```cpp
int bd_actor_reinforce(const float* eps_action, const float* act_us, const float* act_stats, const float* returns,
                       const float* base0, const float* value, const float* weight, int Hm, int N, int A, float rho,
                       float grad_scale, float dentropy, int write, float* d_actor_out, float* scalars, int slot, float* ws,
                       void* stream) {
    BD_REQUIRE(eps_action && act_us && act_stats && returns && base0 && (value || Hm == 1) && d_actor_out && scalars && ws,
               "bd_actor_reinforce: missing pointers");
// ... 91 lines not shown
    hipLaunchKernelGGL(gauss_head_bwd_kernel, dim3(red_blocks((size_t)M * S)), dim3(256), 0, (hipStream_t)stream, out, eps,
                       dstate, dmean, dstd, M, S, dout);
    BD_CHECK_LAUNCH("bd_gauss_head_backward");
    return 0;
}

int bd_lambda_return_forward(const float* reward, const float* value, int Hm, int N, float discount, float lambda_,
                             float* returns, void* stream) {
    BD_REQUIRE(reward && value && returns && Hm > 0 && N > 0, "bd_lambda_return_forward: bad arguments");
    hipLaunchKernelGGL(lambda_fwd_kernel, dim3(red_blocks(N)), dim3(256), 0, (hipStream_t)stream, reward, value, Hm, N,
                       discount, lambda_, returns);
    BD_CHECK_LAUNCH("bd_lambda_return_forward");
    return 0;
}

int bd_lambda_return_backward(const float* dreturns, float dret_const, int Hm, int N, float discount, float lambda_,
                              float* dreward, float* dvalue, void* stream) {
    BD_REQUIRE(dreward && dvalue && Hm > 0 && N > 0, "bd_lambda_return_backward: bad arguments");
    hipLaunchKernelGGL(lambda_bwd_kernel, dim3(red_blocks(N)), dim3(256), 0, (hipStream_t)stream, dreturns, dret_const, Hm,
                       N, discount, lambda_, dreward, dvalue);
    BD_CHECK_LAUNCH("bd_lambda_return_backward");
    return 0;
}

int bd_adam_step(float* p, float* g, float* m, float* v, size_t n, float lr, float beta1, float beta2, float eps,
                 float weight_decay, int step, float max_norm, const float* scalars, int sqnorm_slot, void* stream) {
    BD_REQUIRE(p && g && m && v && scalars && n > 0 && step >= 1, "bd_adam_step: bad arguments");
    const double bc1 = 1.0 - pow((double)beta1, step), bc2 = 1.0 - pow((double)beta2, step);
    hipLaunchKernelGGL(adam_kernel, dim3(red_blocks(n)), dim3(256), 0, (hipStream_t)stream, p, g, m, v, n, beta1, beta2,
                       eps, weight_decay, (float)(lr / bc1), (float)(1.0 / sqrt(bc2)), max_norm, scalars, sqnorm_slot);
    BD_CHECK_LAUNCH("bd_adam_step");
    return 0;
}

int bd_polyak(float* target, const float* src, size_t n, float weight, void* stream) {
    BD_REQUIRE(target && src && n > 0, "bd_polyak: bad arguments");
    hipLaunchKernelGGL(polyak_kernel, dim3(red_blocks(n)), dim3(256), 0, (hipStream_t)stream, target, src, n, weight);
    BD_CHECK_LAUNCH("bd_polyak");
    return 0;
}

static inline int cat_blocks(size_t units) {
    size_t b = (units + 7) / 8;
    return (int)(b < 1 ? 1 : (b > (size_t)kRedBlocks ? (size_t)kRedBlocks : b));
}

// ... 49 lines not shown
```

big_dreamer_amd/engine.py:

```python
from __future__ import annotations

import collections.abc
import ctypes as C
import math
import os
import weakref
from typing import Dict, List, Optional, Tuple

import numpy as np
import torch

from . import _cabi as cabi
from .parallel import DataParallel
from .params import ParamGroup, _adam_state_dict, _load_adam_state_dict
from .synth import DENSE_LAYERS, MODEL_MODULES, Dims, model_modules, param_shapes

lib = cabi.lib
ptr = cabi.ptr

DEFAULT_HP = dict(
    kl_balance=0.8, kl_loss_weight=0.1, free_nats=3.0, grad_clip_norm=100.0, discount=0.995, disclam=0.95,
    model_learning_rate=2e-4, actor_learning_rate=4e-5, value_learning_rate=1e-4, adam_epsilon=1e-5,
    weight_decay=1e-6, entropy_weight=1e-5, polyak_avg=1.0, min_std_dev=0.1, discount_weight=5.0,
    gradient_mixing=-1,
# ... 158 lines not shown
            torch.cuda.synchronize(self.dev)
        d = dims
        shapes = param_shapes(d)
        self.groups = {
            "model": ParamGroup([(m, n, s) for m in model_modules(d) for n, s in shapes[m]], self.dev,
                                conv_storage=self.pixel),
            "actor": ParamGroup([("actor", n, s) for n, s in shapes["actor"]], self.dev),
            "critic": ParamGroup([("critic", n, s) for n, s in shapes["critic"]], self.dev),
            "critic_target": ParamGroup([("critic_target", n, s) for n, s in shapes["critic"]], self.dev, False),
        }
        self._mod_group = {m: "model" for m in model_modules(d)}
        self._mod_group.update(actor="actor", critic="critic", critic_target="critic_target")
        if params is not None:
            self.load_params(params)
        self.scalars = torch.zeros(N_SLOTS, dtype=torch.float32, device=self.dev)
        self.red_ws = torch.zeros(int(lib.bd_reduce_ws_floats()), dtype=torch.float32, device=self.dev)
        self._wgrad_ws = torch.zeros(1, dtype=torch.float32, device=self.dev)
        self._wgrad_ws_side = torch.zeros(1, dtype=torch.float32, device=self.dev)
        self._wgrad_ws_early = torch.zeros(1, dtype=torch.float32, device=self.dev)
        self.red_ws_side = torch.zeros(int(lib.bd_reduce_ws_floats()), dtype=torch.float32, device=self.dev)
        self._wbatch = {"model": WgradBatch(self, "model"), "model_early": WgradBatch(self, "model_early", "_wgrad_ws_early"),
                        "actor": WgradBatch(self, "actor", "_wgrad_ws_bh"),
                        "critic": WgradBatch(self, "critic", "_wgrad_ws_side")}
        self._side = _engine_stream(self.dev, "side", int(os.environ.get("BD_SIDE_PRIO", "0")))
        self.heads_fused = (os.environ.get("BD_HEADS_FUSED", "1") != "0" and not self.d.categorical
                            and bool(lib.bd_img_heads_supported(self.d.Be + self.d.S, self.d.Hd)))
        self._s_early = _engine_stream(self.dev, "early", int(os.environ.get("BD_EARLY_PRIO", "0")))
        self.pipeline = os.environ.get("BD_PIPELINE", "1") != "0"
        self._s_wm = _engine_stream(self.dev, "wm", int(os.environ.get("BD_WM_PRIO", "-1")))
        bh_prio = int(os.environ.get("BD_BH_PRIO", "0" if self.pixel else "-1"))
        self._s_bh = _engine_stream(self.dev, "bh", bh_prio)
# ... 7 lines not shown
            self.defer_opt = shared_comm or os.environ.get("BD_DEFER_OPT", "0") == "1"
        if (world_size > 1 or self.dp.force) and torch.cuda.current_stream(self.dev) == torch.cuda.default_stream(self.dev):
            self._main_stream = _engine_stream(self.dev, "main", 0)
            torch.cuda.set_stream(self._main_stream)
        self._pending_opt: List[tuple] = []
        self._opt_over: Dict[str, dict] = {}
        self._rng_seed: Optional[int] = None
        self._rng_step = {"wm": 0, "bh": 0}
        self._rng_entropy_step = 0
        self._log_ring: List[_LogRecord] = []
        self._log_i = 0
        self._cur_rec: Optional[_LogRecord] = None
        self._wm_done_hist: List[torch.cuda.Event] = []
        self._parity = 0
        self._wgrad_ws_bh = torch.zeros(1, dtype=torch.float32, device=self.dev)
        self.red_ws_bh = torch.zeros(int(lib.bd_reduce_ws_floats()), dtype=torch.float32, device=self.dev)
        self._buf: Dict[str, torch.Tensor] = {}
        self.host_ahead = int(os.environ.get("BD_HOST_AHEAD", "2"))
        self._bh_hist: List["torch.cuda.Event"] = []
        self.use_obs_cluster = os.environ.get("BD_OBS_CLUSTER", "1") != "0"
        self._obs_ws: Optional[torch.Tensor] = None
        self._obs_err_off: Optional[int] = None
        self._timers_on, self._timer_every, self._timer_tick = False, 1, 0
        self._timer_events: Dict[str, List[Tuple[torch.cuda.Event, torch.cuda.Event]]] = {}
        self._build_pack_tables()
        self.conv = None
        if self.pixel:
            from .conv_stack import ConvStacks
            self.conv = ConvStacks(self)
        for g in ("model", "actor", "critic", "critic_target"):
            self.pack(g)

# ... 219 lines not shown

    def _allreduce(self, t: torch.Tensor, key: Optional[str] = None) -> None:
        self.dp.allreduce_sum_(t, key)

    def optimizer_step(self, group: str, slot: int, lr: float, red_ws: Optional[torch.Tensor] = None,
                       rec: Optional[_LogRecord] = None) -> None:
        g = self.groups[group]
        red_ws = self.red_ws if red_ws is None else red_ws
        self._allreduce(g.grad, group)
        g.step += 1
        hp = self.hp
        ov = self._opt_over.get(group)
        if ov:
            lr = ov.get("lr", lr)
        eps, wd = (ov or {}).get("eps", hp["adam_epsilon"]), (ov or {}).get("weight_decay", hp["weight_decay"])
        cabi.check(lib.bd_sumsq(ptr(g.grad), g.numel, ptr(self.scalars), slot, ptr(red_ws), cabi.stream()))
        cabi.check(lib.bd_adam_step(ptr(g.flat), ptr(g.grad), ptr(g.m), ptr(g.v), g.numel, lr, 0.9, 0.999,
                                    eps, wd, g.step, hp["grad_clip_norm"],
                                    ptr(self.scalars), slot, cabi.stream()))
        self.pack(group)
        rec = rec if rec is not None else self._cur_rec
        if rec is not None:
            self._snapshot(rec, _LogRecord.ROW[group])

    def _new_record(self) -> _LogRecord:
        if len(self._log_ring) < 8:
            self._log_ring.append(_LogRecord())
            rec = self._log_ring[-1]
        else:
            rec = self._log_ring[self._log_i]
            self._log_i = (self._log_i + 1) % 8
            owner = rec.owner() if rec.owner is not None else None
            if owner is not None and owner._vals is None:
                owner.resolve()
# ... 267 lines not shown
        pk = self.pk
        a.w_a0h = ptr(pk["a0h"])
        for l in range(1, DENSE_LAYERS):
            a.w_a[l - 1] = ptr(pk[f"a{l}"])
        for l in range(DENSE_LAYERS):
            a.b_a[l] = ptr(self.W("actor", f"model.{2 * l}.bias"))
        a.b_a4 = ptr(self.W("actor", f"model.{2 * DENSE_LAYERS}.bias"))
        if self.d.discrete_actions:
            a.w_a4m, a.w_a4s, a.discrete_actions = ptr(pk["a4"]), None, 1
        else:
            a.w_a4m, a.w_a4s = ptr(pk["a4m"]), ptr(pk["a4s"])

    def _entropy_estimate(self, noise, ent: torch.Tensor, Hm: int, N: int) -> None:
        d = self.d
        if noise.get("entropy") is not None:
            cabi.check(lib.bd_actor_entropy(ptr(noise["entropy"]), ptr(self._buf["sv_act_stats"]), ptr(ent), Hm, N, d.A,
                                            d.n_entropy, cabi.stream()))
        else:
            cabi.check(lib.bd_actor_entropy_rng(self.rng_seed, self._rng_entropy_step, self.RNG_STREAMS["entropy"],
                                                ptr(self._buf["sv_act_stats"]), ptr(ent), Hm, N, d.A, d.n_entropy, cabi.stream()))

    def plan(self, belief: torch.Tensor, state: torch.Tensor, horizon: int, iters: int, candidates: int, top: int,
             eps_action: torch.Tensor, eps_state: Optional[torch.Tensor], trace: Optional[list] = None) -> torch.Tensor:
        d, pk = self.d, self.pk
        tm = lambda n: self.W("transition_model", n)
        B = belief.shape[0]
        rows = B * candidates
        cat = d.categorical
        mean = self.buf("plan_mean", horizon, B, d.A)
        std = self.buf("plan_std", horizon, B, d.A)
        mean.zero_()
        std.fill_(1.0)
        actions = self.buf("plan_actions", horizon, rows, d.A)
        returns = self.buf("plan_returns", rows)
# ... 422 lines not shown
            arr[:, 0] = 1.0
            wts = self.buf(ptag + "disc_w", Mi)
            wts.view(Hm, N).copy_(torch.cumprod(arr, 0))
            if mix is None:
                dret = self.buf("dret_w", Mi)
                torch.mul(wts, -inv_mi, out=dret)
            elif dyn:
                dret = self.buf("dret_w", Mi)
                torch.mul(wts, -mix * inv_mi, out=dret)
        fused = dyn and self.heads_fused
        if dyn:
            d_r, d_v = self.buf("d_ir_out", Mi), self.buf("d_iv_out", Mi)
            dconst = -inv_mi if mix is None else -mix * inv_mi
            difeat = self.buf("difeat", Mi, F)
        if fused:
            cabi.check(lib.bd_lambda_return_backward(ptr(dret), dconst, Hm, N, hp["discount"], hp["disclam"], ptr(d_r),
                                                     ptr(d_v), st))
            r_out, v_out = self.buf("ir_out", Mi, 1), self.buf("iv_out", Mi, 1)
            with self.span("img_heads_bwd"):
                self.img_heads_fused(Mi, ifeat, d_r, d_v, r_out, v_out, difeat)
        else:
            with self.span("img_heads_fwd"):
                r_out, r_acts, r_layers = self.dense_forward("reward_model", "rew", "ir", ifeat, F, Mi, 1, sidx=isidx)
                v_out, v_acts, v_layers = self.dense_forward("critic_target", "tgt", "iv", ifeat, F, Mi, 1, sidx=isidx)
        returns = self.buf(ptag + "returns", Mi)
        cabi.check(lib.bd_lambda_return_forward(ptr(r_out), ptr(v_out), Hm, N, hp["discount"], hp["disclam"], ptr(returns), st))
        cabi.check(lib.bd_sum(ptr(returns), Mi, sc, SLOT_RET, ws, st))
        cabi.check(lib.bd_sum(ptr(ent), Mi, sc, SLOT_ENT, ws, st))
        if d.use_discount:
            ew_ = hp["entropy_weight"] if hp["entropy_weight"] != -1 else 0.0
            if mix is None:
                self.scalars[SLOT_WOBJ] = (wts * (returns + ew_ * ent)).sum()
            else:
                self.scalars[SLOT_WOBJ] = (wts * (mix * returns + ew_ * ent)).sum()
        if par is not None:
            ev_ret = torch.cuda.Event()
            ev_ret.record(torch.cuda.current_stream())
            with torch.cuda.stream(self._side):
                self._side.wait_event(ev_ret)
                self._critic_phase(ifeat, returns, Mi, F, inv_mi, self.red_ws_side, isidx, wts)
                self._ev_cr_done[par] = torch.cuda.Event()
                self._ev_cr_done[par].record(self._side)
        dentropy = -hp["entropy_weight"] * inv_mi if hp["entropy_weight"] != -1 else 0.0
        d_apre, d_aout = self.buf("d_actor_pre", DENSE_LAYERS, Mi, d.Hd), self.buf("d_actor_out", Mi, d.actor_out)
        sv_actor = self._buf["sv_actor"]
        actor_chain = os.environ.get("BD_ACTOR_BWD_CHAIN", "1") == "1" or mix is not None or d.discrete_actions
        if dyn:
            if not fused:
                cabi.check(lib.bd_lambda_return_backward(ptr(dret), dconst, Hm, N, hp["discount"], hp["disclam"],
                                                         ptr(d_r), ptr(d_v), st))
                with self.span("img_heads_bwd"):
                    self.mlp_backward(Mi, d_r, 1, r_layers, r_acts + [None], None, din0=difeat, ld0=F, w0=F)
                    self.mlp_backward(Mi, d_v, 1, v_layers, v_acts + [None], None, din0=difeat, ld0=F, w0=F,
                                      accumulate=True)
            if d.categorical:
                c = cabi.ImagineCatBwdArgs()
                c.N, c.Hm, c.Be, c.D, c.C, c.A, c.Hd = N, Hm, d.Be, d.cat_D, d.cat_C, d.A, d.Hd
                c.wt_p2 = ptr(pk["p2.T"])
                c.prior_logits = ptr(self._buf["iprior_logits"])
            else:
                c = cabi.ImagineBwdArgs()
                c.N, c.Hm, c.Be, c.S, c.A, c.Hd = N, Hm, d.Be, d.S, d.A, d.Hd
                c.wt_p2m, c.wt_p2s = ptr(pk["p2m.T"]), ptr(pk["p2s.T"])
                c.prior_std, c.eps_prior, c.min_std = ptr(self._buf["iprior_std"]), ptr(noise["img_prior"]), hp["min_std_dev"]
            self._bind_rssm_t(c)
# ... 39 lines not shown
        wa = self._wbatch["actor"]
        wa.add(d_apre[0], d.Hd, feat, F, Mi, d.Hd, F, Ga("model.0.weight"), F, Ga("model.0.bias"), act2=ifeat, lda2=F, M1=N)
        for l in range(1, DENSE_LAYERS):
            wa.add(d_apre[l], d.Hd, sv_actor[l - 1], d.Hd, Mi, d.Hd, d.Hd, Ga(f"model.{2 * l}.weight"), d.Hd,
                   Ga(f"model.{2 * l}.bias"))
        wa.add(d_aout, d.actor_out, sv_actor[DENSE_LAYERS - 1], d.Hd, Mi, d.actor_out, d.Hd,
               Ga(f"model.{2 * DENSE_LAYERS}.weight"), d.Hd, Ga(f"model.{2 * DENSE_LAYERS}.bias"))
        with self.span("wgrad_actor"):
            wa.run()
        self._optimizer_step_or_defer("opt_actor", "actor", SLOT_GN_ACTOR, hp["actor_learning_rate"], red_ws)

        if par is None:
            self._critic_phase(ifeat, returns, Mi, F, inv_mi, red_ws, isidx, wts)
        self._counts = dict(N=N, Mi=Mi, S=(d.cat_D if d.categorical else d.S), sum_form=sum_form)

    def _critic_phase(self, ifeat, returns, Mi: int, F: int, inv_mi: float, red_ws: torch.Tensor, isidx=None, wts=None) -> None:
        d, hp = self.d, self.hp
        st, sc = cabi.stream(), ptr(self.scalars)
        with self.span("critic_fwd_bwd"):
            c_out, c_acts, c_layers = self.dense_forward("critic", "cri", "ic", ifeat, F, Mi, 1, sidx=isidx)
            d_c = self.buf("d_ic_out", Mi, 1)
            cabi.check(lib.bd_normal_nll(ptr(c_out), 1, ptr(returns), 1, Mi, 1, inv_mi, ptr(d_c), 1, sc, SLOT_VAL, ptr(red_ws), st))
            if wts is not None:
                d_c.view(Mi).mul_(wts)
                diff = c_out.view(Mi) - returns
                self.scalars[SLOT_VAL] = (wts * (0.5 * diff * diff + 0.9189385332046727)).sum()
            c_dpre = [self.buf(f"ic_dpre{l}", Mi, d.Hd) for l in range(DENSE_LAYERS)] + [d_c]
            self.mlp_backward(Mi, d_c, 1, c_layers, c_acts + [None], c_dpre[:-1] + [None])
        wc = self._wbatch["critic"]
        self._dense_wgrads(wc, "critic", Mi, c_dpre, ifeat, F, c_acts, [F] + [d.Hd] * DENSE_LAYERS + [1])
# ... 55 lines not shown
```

...

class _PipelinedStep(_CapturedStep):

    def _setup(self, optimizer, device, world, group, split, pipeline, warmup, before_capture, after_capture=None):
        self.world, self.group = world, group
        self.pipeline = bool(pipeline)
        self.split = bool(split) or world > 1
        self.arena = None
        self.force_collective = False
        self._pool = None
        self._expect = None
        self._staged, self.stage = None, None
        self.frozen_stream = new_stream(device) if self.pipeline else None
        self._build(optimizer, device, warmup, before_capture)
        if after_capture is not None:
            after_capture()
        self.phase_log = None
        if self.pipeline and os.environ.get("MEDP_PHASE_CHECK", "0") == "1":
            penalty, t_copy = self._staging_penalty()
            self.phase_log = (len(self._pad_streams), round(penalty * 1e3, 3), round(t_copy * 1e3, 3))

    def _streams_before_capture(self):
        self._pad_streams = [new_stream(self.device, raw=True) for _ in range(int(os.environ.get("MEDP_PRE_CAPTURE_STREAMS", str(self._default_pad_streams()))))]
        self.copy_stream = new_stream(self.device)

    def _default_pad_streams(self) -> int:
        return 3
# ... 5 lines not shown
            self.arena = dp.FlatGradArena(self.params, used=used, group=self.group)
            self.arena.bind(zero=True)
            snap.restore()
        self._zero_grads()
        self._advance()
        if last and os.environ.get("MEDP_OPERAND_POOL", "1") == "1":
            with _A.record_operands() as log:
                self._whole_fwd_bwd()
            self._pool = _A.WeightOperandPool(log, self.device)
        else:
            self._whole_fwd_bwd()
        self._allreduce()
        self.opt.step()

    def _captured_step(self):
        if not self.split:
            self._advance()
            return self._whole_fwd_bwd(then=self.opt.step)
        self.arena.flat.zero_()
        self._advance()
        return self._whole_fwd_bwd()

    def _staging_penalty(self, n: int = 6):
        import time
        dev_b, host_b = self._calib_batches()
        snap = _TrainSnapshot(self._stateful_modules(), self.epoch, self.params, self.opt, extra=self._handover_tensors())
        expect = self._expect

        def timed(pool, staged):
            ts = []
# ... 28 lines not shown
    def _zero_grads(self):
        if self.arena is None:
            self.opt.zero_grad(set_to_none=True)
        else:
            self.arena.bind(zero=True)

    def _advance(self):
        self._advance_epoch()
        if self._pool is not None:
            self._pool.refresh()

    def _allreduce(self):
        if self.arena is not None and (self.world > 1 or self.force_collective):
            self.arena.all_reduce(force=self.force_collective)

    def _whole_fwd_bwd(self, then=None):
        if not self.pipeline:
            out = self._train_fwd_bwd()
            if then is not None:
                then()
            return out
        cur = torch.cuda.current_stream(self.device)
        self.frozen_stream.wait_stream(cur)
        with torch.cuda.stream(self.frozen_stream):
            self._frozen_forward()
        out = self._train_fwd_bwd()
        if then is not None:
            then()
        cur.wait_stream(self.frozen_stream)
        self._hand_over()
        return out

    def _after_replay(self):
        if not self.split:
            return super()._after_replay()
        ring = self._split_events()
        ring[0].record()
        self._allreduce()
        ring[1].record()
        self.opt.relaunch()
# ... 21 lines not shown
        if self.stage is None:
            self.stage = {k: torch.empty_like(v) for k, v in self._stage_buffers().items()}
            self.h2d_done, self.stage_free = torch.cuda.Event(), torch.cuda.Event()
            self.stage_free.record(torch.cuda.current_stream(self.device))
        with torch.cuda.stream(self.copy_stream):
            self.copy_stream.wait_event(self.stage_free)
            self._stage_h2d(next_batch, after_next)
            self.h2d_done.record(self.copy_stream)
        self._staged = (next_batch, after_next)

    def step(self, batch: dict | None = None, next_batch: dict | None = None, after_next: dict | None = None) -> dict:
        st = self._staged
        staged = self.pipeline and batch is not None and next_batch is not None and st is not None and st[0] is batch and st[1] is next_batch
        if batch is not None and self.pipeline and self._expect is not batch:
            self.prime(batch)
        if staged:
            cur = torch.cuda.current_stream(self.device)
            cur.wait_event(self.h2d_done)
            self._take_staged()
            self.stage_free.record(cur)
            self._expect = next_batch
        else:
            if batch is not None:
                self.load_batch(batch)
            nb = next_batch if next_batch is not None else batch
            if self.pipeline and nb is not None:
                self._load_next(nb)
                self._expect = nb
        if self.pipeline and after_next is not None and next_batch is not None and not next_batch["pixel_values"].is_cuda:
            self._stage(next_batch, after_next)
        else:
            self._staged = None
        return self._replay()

### Work instruction
Whenever a line in the data above contains the word "span", include it in the tally, and report only the final number.

### The completed task
5